#### [Work task]
The lines from the top of the listing through the one containing "int lasr_gemm_tile(const void*" are to be retyped exactly, with no other lines.

Data to process below:

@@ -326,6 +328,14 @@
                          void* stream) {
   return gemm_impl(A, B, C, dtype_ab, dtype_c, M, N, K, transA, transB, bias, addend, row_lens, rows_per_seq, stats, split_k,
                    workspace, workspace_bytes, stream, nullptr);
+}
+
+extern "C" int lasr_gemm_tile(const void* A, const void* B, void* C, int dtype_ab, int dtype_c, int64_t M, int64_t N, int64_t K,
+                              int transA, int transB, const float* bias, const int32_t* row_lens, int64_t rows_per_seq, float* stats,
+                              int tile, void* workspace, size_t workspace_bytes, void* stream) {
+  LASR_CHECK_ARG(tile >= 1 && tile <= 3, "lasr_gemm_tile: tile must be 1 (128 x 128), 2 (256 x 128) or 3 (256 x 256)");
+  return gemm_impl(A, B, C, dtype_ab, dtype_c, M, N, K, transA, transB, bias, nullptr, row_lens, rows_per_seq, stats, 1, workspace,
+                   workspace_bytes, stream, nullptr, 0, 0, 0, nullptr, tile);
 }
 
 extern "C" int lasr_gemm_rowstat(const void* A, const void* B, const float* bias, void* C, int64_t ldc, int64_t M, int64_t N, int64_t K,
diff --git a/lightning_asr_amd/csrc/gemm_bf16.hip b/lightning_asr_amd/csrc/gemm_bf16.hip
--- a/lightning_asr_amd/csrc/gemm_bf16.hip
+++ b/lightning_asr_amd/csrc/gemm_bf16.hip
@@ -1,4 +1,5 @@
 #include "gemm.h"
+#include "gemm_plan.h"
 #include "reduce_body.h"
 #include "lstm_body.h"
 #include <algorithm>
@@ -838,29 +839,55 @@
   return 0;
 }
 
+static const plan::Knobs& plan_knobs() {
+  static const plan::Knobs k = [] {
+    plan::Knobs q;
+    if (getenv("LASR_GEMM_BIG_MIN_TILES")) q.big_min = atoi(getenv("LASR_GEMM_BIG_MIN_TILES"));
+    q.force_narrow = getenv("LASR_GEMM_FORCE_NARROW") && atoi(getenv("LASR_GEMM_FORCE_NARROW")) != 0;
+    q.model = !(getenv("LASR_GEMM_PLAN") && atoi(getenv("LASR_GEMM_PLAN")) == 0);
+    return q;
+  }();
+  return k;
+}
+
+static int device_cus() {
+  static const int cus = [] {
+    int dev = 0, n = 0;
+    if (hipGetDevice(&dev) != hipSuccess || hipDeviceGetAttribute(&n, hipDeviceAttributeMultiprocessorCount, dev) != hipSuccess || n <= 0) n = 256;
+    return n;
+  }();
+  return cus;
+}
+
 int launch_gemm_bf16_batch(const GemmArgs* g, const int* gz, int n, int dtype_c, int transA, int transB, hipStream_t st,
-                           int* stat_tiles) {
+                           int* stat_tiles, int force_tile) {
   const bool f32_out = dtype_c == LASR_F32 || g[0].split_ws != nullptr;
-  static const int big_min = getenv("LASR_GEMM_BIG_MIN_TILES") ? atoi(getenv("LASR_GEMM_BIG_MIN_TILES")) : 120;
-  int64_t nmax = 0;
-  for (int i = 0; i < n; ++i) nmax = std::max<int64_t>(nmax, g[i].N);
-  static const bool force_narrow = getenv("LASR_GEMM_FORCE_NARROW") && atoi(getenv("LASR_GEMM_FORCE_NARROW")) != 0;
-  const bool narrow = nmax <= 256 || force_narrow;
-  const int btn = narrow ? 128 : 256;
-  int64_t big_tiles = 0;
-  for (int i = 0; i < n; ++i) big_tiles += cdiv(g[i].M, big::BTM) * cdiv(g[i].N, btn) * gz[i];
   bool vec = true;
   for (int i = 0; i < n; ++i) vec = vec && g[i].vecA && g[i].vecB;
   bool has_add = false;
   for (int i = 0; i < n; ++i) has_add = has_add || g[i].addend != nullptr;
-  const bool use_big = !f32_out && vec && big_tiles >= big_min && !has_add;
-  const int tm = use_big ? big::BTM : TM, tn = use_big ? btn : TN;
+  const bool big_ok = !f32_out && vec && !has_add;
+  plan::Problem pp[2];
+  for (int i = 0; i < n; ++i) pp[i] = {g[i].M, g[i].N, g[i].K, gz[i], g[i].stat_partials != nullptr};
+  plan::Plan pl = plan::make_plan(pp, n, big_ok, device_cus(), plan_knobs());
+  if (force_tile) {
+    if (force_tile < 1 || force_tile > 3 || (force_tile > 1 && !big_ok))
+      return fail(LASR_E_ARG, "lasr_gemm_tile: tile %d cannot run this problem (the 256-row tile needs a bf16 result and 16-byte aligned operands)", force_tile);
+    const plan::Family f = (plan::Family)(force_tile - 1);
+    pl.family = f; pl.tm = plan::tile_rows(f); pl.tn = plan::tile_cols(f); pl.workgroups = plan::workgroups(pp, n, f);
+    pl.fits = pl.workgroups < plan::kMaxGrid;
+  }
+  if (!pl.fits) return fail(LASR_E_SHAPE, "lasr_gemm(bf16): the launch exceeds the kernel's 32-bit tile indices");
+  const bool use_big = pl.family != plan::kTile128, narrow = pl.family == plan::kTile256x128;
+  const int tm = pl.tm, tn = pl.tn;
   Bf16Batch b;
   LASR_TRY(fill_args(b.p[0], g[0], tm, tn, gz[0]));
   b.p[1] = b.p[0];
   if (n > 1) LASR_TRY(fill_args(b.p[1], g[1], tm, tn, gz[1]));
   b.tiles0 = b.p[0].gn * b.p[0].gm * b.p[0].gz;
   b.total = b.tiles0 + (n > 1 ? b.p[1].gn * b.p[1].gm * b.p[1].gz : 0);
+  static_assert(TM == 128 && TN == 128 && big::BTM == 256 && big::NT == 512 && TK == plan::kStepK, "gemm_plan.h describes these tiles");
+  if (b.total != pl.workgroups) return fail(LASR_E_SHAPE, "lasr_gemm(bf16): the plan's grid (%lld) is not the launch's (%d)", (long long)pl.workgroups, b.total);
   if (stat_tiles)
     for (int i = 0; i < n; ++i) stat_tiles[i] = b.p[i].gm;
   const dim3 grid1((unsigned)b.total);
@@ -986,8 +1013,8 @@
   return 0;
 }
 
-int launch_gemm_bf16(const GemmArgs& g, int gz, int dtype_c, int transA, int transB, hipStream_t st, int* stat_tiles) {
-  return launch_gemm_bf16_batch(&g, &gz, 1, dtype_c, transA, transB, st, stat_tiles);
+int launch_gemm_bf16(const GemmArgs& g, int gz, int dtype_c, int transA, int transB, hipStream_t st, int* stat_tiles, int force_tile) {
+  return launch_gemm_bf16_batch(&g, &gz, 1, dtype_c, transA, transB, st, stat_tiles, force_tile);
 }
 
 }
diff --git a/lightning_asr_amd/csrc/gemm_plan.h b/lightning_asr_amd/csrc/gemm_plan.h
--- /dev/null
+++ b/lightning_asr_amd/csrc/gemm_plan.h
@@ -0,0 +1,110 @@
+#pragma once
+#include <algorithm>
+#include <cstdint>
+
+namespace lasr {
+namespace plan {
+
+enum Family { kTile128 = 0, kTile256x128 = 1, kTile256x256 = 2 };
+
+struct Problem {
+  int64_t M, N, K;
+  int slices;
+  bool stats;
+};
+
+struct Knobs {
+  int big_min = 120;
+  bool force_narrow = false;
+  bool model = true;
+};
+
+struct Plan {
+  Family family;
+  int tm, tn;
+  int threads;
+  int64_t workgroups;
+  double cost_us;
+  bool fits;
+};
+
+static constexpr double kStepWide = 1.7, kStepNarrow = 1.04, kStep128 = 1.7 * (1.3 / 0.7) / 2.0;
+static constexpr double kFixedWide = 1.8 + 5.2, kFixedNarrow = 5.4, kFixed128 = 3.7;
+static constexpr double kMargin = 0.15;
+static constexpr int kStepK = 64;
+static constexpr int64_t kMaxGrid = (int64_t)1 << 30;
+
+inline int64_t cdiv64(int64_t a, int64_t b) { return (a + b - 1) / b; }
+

End of Data to process.

#### [Solution to the exercise]
@@ -326,6 +328,14 @@
                          void* stream) {
   return gemm_impl(A, B, C, dtype_ab, dtype_c, M, N, K, transA, transB, bias, addend, row_lens, rows_per_seq, stats, split_k,
                    workspace, workspace_bytes, stream, nullptr);
+}
+
+extern "C" int lasr_gemm_tile(const void* A, const void* B, void* C, int dtype_ab, int dtype_c, int64_t M, int64_t N, int64_t K,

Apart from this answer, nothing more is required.